SEÇÃO ESPECIAL
A CONJUNTURA DAS ESCOLHAS PÚBLICAS
O lado escuro da escolha pública
Jorge Vianna Monteiro
Professor de políticas públicas da Ebape/FGV e professor associado do Departamento de Economia da PUC-Rio. Endereço: PUC-Rio Departamento de Economia Rua Marquês de São Vicente, 225 Gávea CEP 22453-900, Rio de Janeiro, RJ, Brasil. E-mail: jvinmont@econ.puc-rio.br
"Um comentário estabelecido a partir do modelo analítico da 'public choice' uma vertente da moderna economia política que considera as políticaspúblicas resultado da interação social, sob instituições de governo representativo."

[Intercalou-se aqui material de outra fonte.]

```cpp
static int launch_fwd(const float* src, const float* wpack, const float* bias, float* dst, float* stats,
                      const ConvProg& P, hipStream_t st, const OpFuse src_fuse = SRLZ_NO_FUSE, const PoolSum* psum = nullptr) {
  const int ntiles = P.G * P.tpg;
  const size_t lds = fwd_lds_bytes(P);
  SRLZ_REQUIRE(lds <= 160 * 1024, SRLZ_ERR_BAD_DESC, "conv64: tile needs %zu bytes of LDS", lds);
  SRLZ_REQUIRE((long long)P.N * P.Hs * P.Ws * 64 < (1LL << 32) && (long long)P.N * P.Hd * P.Wd < (1LL << 29) &&
                   (long long)P.total_q + P.PHW + TM + P.span < (1LL << 31),
               SRLZ_ERR_BAD_DESC, "conv64: a group of %d images of %d x %d -> %d x %d is beyond the tile tables' 32-bit offsets", P.N, P.Hs,
               P.Ws, P.Hd, P.Wd);
  if (psum) {
    SRLZ_REQUIRE(!src_fuse.y && !src_fuse.bnp && stats && !bias, SRLZ_ERR_BAD_DESC, "conv64: the pooled-block epilogue takes a plain operand");
    bool one_class = true;
    for (int t = 1; t < NTAPS; ++t) one_class = one_class && P.tdst[t] == P.tdst[0];
    if (one_class) {
      SRLZ_MAX_LDS(conv64_dgrad_poolsum_kernel<1>, lds);
      SRLZ_LAUNCH(conv64_dgrad_poolsum_kernel<1>, dim3(ntiles), dim3(256), lds, st, src, wpack, dst, stats, P, ntiles, *psum);
    } else {
      SRLZ_MAX_LDS(conv64_dgrad_poolsum_kernel<2>, lds);
      SRLZ_LAUNCH(conv64_dgrad_poolsum_kernel<2>, dim3(ntiles), dim3(256), lds, st, src, wpack, dst, stats, P, ntiles, *psum);
    }
    return 0;
  }
#define SRLZ_FWD_LAUNCH(NWV, BWDV)                                                                                          \
  do {                                                                                                                     \
    SRLZ_MAX_LDS((conv64_fwd_kernel<NWV, BWDV>), lds);                                                                      \
    SRLZ_LAUNCH((conv64_fwd_kernel<NWV, BWDV>), dim3(ntiles), dim3(NWV * 64), lds, st, src, wpack, bias, dst, stats,        \
                P, ntiles, src_fuse);                                                                                      \
  } while (0)
  if (src_fuse.y) {
    SRLZ_REQUIRE((long long)P.N * P.Hs * P.Ws * 64 < (1LL << 32), SRLZ_ERR_BAD_DESC,
                 "conv64: a group's operand has %lld floats (the fused staging keeps 32-bit row offsets)", (long long)P.N * P.Hs * P.Ws * 64);
    SRLZ_FWD_LAUNCH(4, true);
  } else {
    if (!src_fuse.bnp && !bias && gather_pipe_ok(P)) {
      int pgrid = 2 * srlz_device_cus();
      if (pgrid > ntiles) pgrid = ntiles;
      pgrid &= ~7;
      if (pgrid < 8) pgrid = 8;
      const size_t plds = (size_t)(TM + P.span) * 256 + 16384 + 6 * TM * 4 + GT_WORDS * 4 + 8 * 64 * 4;
      SRLZ_MAX_LDS(conv64_gather_pipe_kernel, plds);
      SRLZ_LAUNCH(conv64_gather_pipe_kernel, dim3(pgrid), dim3(GP_THREADS), plds, st, src, wpack, dst, stats, P, ntiles);
      return 0;
    }
    SRLZ_FWD_LAUNCH(4, false);
  }
#undef SRLZ_FWD_LAUNCH
  return 0;
}

static int make_bwd_fuse(OpFuse* f, const srlz_bn_bwd_operand* o, const char* who) {
  *f = SRLZ_NO_FUSE;
  if (!o) return 0;
  SRLZ_REQUIRE(o->y && o->bnp && o->sums && o->count > 0, SRLZ_ERR_NULL, "%s: incomplete srlz_bn_bwd_operand", who);
  f->bnp = o->bnp; f->y = o->y; f->sums = o->sums; f->training = o->training;
  f->inv_count = 1.0f / (float)(double)o->count;
  f->dy_out = o->dy_out;
  return 0;
}

static bool wgrad_gather_ok(const ConvProg& P) {
  bool grouped = P.s2 && P.ss == 2 && !P.dbg;
  for (int t = 0; t < NTAPS; ++t) grouped = grouped && P.tsrc[t] == P.tsrc[t < 4 ? 0 : t < 6 ? 4 : t < 8 ? 6 : 8] && P.tdst[t] == 0;
  return grouped && WG_TK + P.span <= 16 * WG_SROWS && (long long)P.N * P.Hs * P.Ws * 64 < (1LL << 32) &&
         (long long)P.N * P.Hd * P.Wd * 64 < (1LL << 32) && (long long)P.total_q + P.PHW + WG_TK + P.span < (1LL << 31);
}

static int wgrad_grid(const ConvProg& P) {
  const int tk = wgrad_tk(P);
  const int nchunks = (P.total_q + tk - 1) / tk;
  int g = 2 * srlz_device_cus() / P.G;
  if (g > nchunks) g = nchunks;
  if (g < 1) g = 1;
  return g * P.G;
}


__global__ __launch_bounds__(256, 2) void convN_fwd_kernel(const float* __restrict__ src, const float* __restrict__ wpack,
                                                          float* __restrict__ dst, float* __restrict__ stats_partial,
                                                          const ConvProg P, int ntiles, int nci, int nco,
                                                          const float* __restrict__ src_bnp, int only_tap, int cshift) {
  constexpr int NT = 256;
  extern __shared__ __attribute__((aligned(16))) unsigned char smem[];
  float* As = (float*)smem;
  float* Bs = As + (TM + P.span) * 64;
  const int tpa = rowtab_passes(TM + P.span);
  unsigned* rowtab = (unsigned*)(Bs + 4096);
  int* rowinfo = (int*)(rowtab + 16 * tpa);
  float* frec = (float*)(rowinfo + TM);

  const int tid = threadIdx.x;
  const int lane = tid & 63, wave = tid >> 6;
  const int h = lane >> 5, l31 = lane & 31;
  const int tile = xcd_remap(blockIdx.x, ntiles);
  const int co = blockIdx.y;
  const int cout = nco * 64;
  const int grp = (P.G > 1) ? tile / P.tpg : 0;
  const int q0 = (tile - grp * P.tpg) * TM;
  src += (size_t)grp * P.src_gstride * nci;
  dst += (size_t)grp * P.dst_gstride * nco;
  if (src_bnp) src_bnp += (size_t)grp * nci * 256;

  if (tid < TM) {
    const int q = q0 + tid;
    int ri = -1;
    if (q < P.total_q) {
      const int n = fastdiv(q, P.mPHW, P.sPHW);
      const int rem = q - n * P.PHW;
      const int a = fastdiv(rem, P.mPW, P.sPW);
      const int ya = a * P.ds, xb = (rem - a * P.PW) * P.ds;
      if (ya < P.Hd && xb < P.Wd) ri = (n * P.Hd + ya) * P.Wd + xb;
    }
    rowinfo[tid] = ri;
  }
  rowtab_build(rowtab, tpa, P, q0 + P.min_off, TM + P.span);
  if (src_bnp)
    for (int i = tid; i < nci * 128; i += NT) frec[i] = src_bnp[(i >> 7) * 256 + 128 + (i & 127)];

  f32x16 acc[2];
#pragma unroll
  for (int j = 0; j < 2; ++j)
#pragma unroll
    for (int r = 0; r < 16; ++r) acc[j][r] = 0.f;

  constexpr int BV = 1024 / NT;
  const int bslot = wave * (BV * 64) + lane;
  f32x4 breg[BV];
  const float* wbase = wpack + (size_t)co * nci * NTAPS * 4096;
  const int t_first = only_tap >= 0 ? only_tap : 0, t_count = only_tap >= 0 ? 1 : NTAPS;
  {
    const f32x4* wsrc = (const f32x4*)(wbase + (size_t)P.tw[t_first] * 4096);
#pragma unroll
    for (int i = 0; i < BV; ++i) breg[i] = wsrc[bslot + i * 64];
  }
  const int nsteps = nci * t_count;
  int ci = 0, tk = 0;
  int cur_src = -1;
  for (int step = 0; step < nsteps; ++step) {
    const int ti = t_first + tk;
    const int tsrc = P.tsrc[ti], toff = P.toff[ti];
    int tk2 = tk + 1, ci2 = ci;
    if (tk2 == t_count) { tk2 = 0; ci2 = ci + 1; }
    __syncthreads();
    if (tk == 0 || tsrc != cur_src) {
      stage_rows_tab<BATCH_FWD>(As, src, rowtab, tpa, tsrc, P.Ws, TM + P.span, src_bnp ? frec + ci * 128 : nullptr, cshift, ci * 64);
      cur_src = tsrc;
    }
    {
      f32x4* wdst = (f32x4*)Bs;
#pragma unroll
      for (int i = 0; i < BV; ++i) wdst[bslot + i * 64] = breg[i];
    }
    __syncthreads();
    {
      const int cn = ci2 < nci ? ci2 : 0;
      const f32x4* wsrc = (const f32x4*)(wbase + ((size_t)cn * NTAPS + P.tw[t_first + tk2]) * 4096);
#pragma unroll
      for (int i = 0; i < BV; ++i) breg[i] = wsrc[bslot + i * 64];
    }
    __builtin_amdgcn_sched_barrier(0);
    const int R = wave * 32 + l31 + toff - P.min_off;
    int abase = (R * 64 + ((h ^ (R & 15)) << 2)) * 4;
    asm volatile("" : "+v"(abase));
// ... 377 lines not shown
```

Measured before the change: 44900 images/s.

## Use buffer stores with pre-decoded row offsets and fold accumulator zeroing into MFMA

In the plain forward conv kernel, row info is re-encoded as tile-relative byte offsets plus flags. Each wave decodes it into registers once, and the epilogue writes through a raw buffer store whose out-of-range offset drops masked rows, so per-row branches and 64-bit address math go away. The explicit zeroing of the accumulators at each new output class is replaced by a first MFMA with a zero C operand, selected by a scalar branch in inline asm. The change adds register pressure and a new 32-bit offset limit, enforced by a host-side check.

```diff
diff --git a/srl-zoo_amd/csrc/conv64.hip b/srl-zoo_amd/csrc/conv64.hip
--- a/srl-zoo_amd/csrc/conv64.hip
+++ b/srl-zoo_amd/csrc/conv64.hip
@@ -309,6 +309,28 @@
   }
 }
 
+__device__ __forceinline__ __amdgpu_buffer_rsrc_t gp_buffer(float* p, unsigned bytes) {
+  return __builtin_amdgcn_make_buffer_rsrc(p, 0, (int)bytes, 0x00020000);
+}
+constexpr unsigned GP_DROP = 0xFFFFFF00u;
+__device__ __forceinline__ void mfma_first2(f32x16& acc0, f32x16& acc1, float a, float b0, float b1, int open) {
+  asm volatile(
+      "s_nop 1\n\t"
+      "s_cmp_lg_u32 %5, 0\n\t"
+      "s_cbranch_scc1 1f\n\t"
+      "v_mfma_f32_32x32x2_f32 %0, %2, %3, %0\n\t"
+      "v_mfma_f32_32x32x2_f32 %1, %2, %4, %1\n\t"
+      "s_branch 2f\n"
+      "1:\n\t"
+      "v_mfma_f32_32x32x2_f32 %0, %2, %3, 0\n\t"
+      "v_mfma_f32_32x32x2_f32 %1, %2, %4, 0\n"
+      "2:"
+      : "+v"(acc0), "+v"(acc1)
+      : "v"(a), "v"(b0), "v"(b1), "s"(open)
+      : "scc");
+}
+constexpr unsigned FWD_DROP = 0xC0000000u;
+
 template <int NW, bool BWD, int PSUM>
 __device__ __forceinline__ void conv64_fwd_body(const float* __restrict__ src, const float* __restrict__ wpack,
                                                 const float* __restrict__ bias, float* __restrict__ dst,
@@ -336,6 +358,7 @@
   src += grp * P.src_gstride;
   dst += grp * P.dst_gstride;
   const OpFuse src_fuse = fuse_for_group(src_fuse_all, grp, grp * P.src_gstride);
+  const int pixbase = fastdiv(q0, P.mPHW, P.sPHW) * (P.Hd * P.Wd);
 
   if (tid < TM) {
     const int q = q0 + tid;
@@ -347,6 +370,7 @@
       const int ya = a * P.ds, xb = (rem - a * P.PW) * P.ds;
       if (ya < P.Hd && xb < P.Wd) ri = (((n * P.Hd + ya) * P.Wd + xb) << 2) | (ya + 1 < P.Hd ? 1 : 0) | (xb + 1 < P.Wd ? 2 : 0);
     }
+    if constexpr (PSUM == 0 && !BWD) ri = ri < 0 ? 0 : (int)(((unsigned)((ri >> 2) - pixbase) << 8) | (unsigned)(ri & 3) | 4u);
     rowinfo[tid] = ri;
   }
   if constexpr (!BWD) rowtab_build(rowtab, tpa, P, q0 + P.min_off, TM + P.span);
@@ -393,6 +417,17 @@
 
   f32x4 s4 = {0.f, 0.f, 0.f, 0.f}, q4 = {0.f, 0.f, 0.f, 0.f};
   f32x4 pz[PSUM ? 8 : 1];
+  constexpr bool DEC = PSUM == 0 && !BWD;
+  unsigned roff[DEC ? 8 : 1], rflags = 0;
+  const long long left = (P.dst_gstride - (long long)pixbase * 64) * 4;
+  auto decode_rows = [&]() {
+#pragma unroll
+    for (int hk = 0; hk < 8; ++hk) {
+      const unsigned ri = (unsigned)rowinfo[wrow * 32 + 16 * (hk >> 2) + (lane >> 4) + 4 * (hk & 3)];
+      roff[DEC ? hk : 0] = (ri & ~255u) | ((unsigned)(lane & 15) * 16u);
+      rflags |= (ri & 7u) << (3 * hk);
+    }
+  };
   auto pz_request = [&](int d) {
     const int need = d >> 1 | (d & 1) << 1;
     const unsigned ddelta = (unsigned)((d >> 1) * P.Wd + (d & 1));
@@ -416,6 +451,9 @@
     const unsigned ddelta = (unsigned)((d >> 1) * P.Wd + (d & 1));
     float* S = Bs + wave * 1024;
     const int eg = lane >> 4, eslot = lane & 15;
+    const long long cleft = left - (long long)ddelta * 256;
+    const __amdgpu_buffer_rsrc_t dbuf =
+        gp_buffer(dst + (size_t)(pixbase + (int)ddelta) * 64, cleft < (long long)FWD_DROP - 256 ? (unsigned)cleft : FWD_DROP - 256u);
 #pragma unroll
     for (int half = 0; half < 2; ++half) {
 #pragma unroll
@@ -430,6 +468,17 @@
         const int rowl = eg + 4 * k;
         const int row = wrow * 32 + 16 * half + rowl;
         const f32x4 v = *(const f32x4*)(S + rowl * 64 + ((eslot ^ ((rowl & 4) << 1)) << 2));
+        if constexpr (DEC) {
+          const unsigned m = (unsigned)(need | 4) << (3 * (half * 4 + k));
+          const bool inside = (rflags & m) == m;
+          unsigned voff = inside ? roff[DEC ? half * 4 + k : 0] : FWD_DROP;
+          asm volatile("" : "+v"(voff));
+          __builtin_amdgcn_raw_buffer_store_b128(v, dbuf, voff, 0, 0);
+          const f32x4 vv = inside ? v : f32x4{0.f, 0.f, 0.f, 0.f};
+          s4 += vv;
+          q4 = __builtin_elementwise_fma(vv, vv, q4);
+          continue;
+        }
         if constexpr (PSUM) {
           if (half == 0 && k == 0) {
 #pragma unroll
@@ -505,12 +554,10 @@
     const int w2 = P.tp[ti + 2];
     const int tsrc = (w0 >> 20) & 3, tdst = (w0 >> 22) & 3;
     __syncthreads();
-    if (tdst != cur_dst) {
+    const bool open = tdst != cur_dst;
+    if (open) {
       if (cur_dst >= 0) flush16(cur_dst);
-#pragma unroll
-      for (int j = 0; j < NACC; ++j)
-#pragma unroll
-        for (int r = 0; r < 16; ++r) acc[j][r] = 0.f;
+      else if constexpr (DEC) decode_rows();
       if constexpr (PSUM == 2) pz_new = true;
       cur_dst = tdst;
     }
@@ -560,8 +607,9 @@
         for (int j = 0; j < NACC; ++j) bn[j] = *(const f32x4*)(brow + j * 2048 + ((slot ^ bkey) << 2));
       }
       __builtin_amdgcn_sched_barrier(0);
-#pragma unroll
-      for (int r = 0; r < 4; ++r)
+      if (kc == 0) mfma_first2(acc[0], acc[NACC - 1], a[0], b[0][0], b[NACC - 1][0], __builtin_amdgcn_readfirstlane(open ? 1 : 0));
+#pragma unroll
+      for (int r = (kc == 0 ? 1 : 0); r < 4; ++r)
 #pragma unroll
         for (int j = 0; j < NACC; ++j) acc[j] = __builtin_amdgcn_mfma_f32_32x32x2f32(a[r], b[j][r], acc[j], 0, 0, 0);
       a = an;
@@ -672,11 +720,6 @@
   }
   r.ok = okmask;
 }
-
-__device__ __forceinline__ __amdgpu_buffer_rsrc_t gp_buffer(float* p, unsigned bytes) {
-  return __builtin_amdgcn_make_buffer_rsrc(p, 0, (int)bytes, 0x00020000);
-}
-constexpr unsigned GP_DROP = 0xFFFFFF00u;
 
 struct PlainRows {
   f32x4 v[GP_BATCH];
@@ -2046,6 +2089,8 @@
                    (long long)P.total_q + P.PHW + TM + P.span < (1LL << 31),
                SRLZ_ERR_BAD_DESC, "conv64: a group of %d images of %d x %d -> %d x %d is beyond the tile tables' 32-bit offsets", P.N, P.Hs,
                P.Ws, P.Hd, P.Wd);
+  SRLZ_REQUIRE(psum || src_fuse.y || (127LL / P.PHW + 2) * P.Hd * P.Wd < (1LL << 23), SRLZ_ERR_BAD_DESC,
+               "conv64: a tile's %lld images of %d x %d are beyond the flush's 32-bit byte offsets", 127LL / P.PHW + 2, P.Hd, P.Wd);
   if (psum) {
     SRLZ_REQUIRE(!src_fuse.y && !src_fuse.bnp && stats && !bias, SRLZ_ERR_BAD_DESC, "conv64: the pooled-block epilogue takes a plain operand");
     bool one_class = true;
```

After: 45120 images/s (median of 6 runs). Within noise of the previous version (+0.5%).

Coordenação: Jorge Vianna Monteiro
1. Introdução
A incidência não-uniforme das políticas públicas abre espaço para que sejam acionados mecanismos institucionais que sustentam demandas de grupos privados formalmente organizados:1
são exemplos disso os atendimentos a diversos segmentos produtivos que, nos últimos anos, têm sido alcançados por variados tipos de regulação econômica e por desonerações tributárias, tornando essas provisões cada vez mais individualizadas, o que, por seu turno, reforça e torna mais complexo o mecanismo de reivindicação de grupos privados formalmente organizados em torno de demandas preferenciais (Buchanan e Congleton, 1998);
a contrapartida dessas ocorrências é um custo social ainda não devidamente aferido e que tem sua origem na fragilidade ou virtual inexistência de regulação restritiva às ações de lobbying que tais interesses empreendem, bem como no quadro institucional amorfo em que opera a economia, mesmo no âmbito constitucional.2
As seções 2 e 3 apresentam casos didáticos de tais decisões que são substancialmente opacas e que atendem a interesses localizados.

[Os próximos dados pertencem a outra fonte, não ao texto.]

F32, BF16 = 0, 1
ACT_NONE, ACT_GELU, ACT_SWISH = 0, 1, 2
ORDER_IDS = {"z": 0, "z-trans": 1, "hilbert": 2, "hilbert-trans": 3}
ERRORS = {-1: "CDSEG_ERR_ARG", -2: "CDSEG_ERR_LAUNCH", -3: "CDSEG_ERR_WORKSPACE", -4: "CDSEG_ERR_UNSUPPORTED"}


class CdsegError(RuntimeError):
    pass


class DuplicateVoxelsError(CdsegError):

    def __init__(self, msg, count):
        super().__init__(msg)
        self.count = int(count)

# ... 126 lines not shown
    "cdseg_attn_tail_fused": (c_int, [c_void_p, c_int, c_void_p, c_void_p, c_void_p, c_void_p, c_float, c_void_p, c_void_p,
                                      c_void_p, c_void_p, c_void_p, c_int, c_void_p, c_int, c_long, c_int, c_int, c_void_p]),
    "cdseg_cpe_head_fused": (c_int, [c_void_p, c_int, c_void_p, c_void_p, c_void_p, c_void_p, c_void_p, c_int, c_void_p,
                                     c_void_p, c_void_p, c_float, c_void_p, c_void_p, c_void_p, c_int, c_long, c_int, c_int,
                                     c_int, c_void_p]),
    "cdseg_subm_conv3_wimg_bytes": (c_size_t, [c_int]),
    "cdseg_subm_conv3_pack": (c_int, [c_void_p, c_int, c_void_p, c_void_p]),
    "cdseg_subm_conv3": (c_int, [c_void_p, c_int, c_void_p, c_void_p, c_void_p, c_long, c_int, c_void_p, c_int, c_void_p]),
    "cdseg_child_info": (c_int, [c_void_p, c_void_p, c_long, c_void_p, c_void_p]),
    "cdseg_stem5_wimg_bytes": (c_size_t, []),
    "cdseg_stem5_pack": (c_int, [c_void_p, c_void_p, c_void_p]),
    "cdseg_stem5": (c_int, [c_void_p, c_void_p, c_void_p, c_void_p, c_void_p, c_void_p, c_void_p, c_void_p, c_long, c_long,
                            c_int, c_void_p, c_void_p, c_void_p]),
    "cdseg_block_rr_img_bytes": (c_size_t, [c_int, c_int]),
    "cdseg_block_rr_pack": (c_int, [c_int, c_void_p, c_void_p, c_void_p, c_void_p, c_void_p, c_void_p, c_void_p, c_void_p]),
    "cdseg_cpe_head_rr": (c_int, [c_void_p, c_int, c_void_p, c_void_p, c_void_p, c_void_p, c_void_p, c_int, c_void_p, c_void_p,
                                  c_void_p, c_float, c_void_p, c_void_p, c_int, c_long, c_int, c_int, c_void_p]),
    "cdseg_attn_tail_rr": (c_int, [c_void_p, c_int, c_void_p, c_void_p, c_void_p, c_void_p, c_float, c_void_p, c_void_p,
                                   c_void_p, c_int, c_void_p, c_int, c_long, c_int, c_void_p]),
    "cdseg_cpe_head_rr2": (c_int, [c_void_p, c_int, c_void_p, c_void_p, c_void_p, c_void_p, c_void_p, c_int, c_void_p, c_int,
                                   c_void_p, c_void_p, c_void_p, c_float, c_void_p, c_void_p, c_int, c_long, c_int, c_int, c_void_p]),
    "cdseg_attn_tail_rr2": (c_int, [c_void_p, c_int, c_void_p, c_void_p, c_void_p, c_void_p, c_float, c_void_p, c_void_p,
                                    c_void_p, c_int, c_void_p, c_int, c_void_p, c_int, c_long, c_int, c_void_p, c_size_t, c_void_p]),
    "cdseg_block_scratch_bytes": (c_size_t, [POINTER(BlockDesc), c_long]),
    "cdseg_block_forward": (c_int, [POINTER(BlockDesc), POINTER(BlockIO), c_void_p]),
    "cdseg_layernorm": (c_int, [c_void_p, c_int, c_int, c_void_p, c_void_p, c_float, c_void_p, c_int, c_void_p,
                                c_void_p, c_int, c_int, c_void_p, c_int, c_int, c_long, c_int, c_void_p]),
    "cdseg_attention": (c_int, [c_void_p, c_void_p, c_void_p, c_int, c_int, c_int, c_void_p, c_void_p, c_void_p,
                                c_void_p, c_int, c_int, c_int, c_float, c_void_p, c_int, c_int, c_void_p]),
    "cdseg_attention_ex": (c_int, [c_void_p, c_void_p, c_void_p, c_int, c_int, c_int, c_void_p, c_void_p, c_void_p,
                                   c_void_p, c_int, c_int, c_int, c_float, c_void_p, c_int, c_int, c_int, c_void_p]),
    "cdseg_attention_schedule": (c_long, [c_int, c_int, c_int, c_int, c_void_p, c_long]),
    "cdseg_attention_bwd_ws_bytes": (c_size_t, [c_long, c_int]),
    "cdseg_attention_bwd": (c_int, [c_void_p, c_void_p, c_void_p, c_int, c_int, c_int, c_void_p, c_void_p, c_void_p, c_void_p,
                                    c_int, c_int, c_long, c_int, c_float, c_void_p, c_int, c_void_p, c_void_p, c_void_p,
                                    c_int, c_int, c_int, c_int, c_void_p, c_size_t, c_void_p]),
    "cdseg_layernorm_bwd": (c_int, [c_void_p, c_int, c_void_p, c_float, c_void_p, c_int, c_void_p, c_int, c_int, c_void_p,
                                    c_void_p, c_long, c_int, c_void_p]),
    "cdseg_gelu_bwd": (c_int, [c_void_p, c_void_p, c_void_p, c_long, c_void_p]),
    "cdseg_conv_wgrad": (c_int, [c_void_p, c_int, c_void_p, c_int, c_void_p, c_int, c_long, c_int, c_int, c_void_p, c_void_p,
                                 c_void_p]),
    "cdseg_linear_wgrad": (c_int, [c_void_p, c_int, c_void_p, c_void_p, c_int, c_long, c_int, c_int, c_void_p, c_int, c_void_p,
                                   c_void_p]),
    "cdseg_prof_enable": (c_int, [c_int]),
    "cdseg_prof_summary": (c_int, [POINTER(ctypes.c_double), POINTER(c_long)]),
    "cdseg_prof_summary_class": (c_int, [c_int, POINTER(ctypes.c_double), POINTER(c_long)]),
    "cdseg_segment_max": (c_int, [c_void_p, c_int, c_int, c_void_p, c_long, c_int, c_void_p, c_void_p, c_int,
                                  c_void_p, c_int, c_void_p, c_int, c_int, c_void_p]),
    "cdseg_segment_mean": (c_int, [c_void_p, c_int, c_void_p, c_long, c_int, c_void_p, c_int, c_void_p]),
    "cdseg_pool_fused_img_bytes": (c_size_t, [c_int, c_int]),
    "cdseg_pool_fused_pack": (c_int, [c_void_p, c_int, c_int, c_void_p, c_void_p]),
    "cdseg_pool_fused": (c_int, [c_void_p, c_int, c_void_p, c_void_p, c_void_p, c_long, c_void_p, c_void_p, c_int, c_void_p, c_int,
                                 c_void_p, c_int, c_int, c_int, c_void_p]),
    "cdseg_gemv": (c_int, [c_void_p, c_void_p, c_void_p, c_int, c_int, c_int, c_void_p, c_void_p]),
    "cdseg_randn": (c_int, [c_void_p, c_long, c_uint64, c_uint64, c_void_p]),
    "cdseg_cast": (c_int, [c_void_p, c_int, c_void_p, c_int, c_long, c_void_p]),
    "cdseg_gather_pad_cast": (c_int, [c_void_p, c_int, c_void_p, c_long, c_int, c_int, c_void_p, c_int, c_void_p]),
    "cdseg_ddim_update": (c_int, [c_void_p, c_void_p, c_float, c_float, c_float, c_float, c_int, c_void_p, c_long,
                                  c_void_p]),
    "cdseg_axpy": (c_int, [c_void_p, c_void_p, c_float, c_void_p, c_long, c_void_p]),
    "cdseg_count_saturated": (c_int, [c_void_p, c_long, c_int, c_int, c_void_p, c_void_p]),
    "cdseg_subm_conv3_f32": (c_int, [c_void_p, c_int, c_void_p, c_void_p, c_void_p, c_long, c_int, c_void_p, c_int, c_float, c_int,
                                     c_void_p]),
    "cdseg_split16": (c_int, [c_void_p, c_int, c_long, c_int, c_void_p, c_void_p, c_int, c_float, c_void_p]),
}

Muitos desses atendimentos preferenciais têm sido tipicamente providos por ações diretamente originadas em leis emitidas pelo presidente da República,3 ou por ações diretamente gerenciais, como exemplificado pelo caso apresentado na seção 2.
A seção 4 resume as decorrências mais centrais da dissipação do sistema de separação de poderes causada por essa capacidade de legislar hipertrofiada no Executivo.
2. Sobre a Resolução nº 3.446 do CMN
Seja, o caso da mudança no cálculo da TR, promovida pela já mencionada Resolução nº 3.446 do CMN. Essa alteração na TR torna-se um redutor potencial dos ganhos em aplicações na caderneta de poupança e no FGTS. O beneficiário preferencial dessa nova regra é, por certo, o setor financeiro que adquire proteção quanto a eventual reposicionamento nas suas fontes de ganhos, antecipando uma muito provável trajetória de queda na taxa básica de juros (Selic).
E se houver erro nessa projeção?
Ora, o poder de grupos como a Federação Brasileira de Bancos (Febraban) não é unidirecional: ele pode ser acionado com igual força, em qualquer sentido, à medida que se consolidem resultados positivos de regulações já em curso, tanto quanto, para alterar regulações que venham a lhes acarretar perdas.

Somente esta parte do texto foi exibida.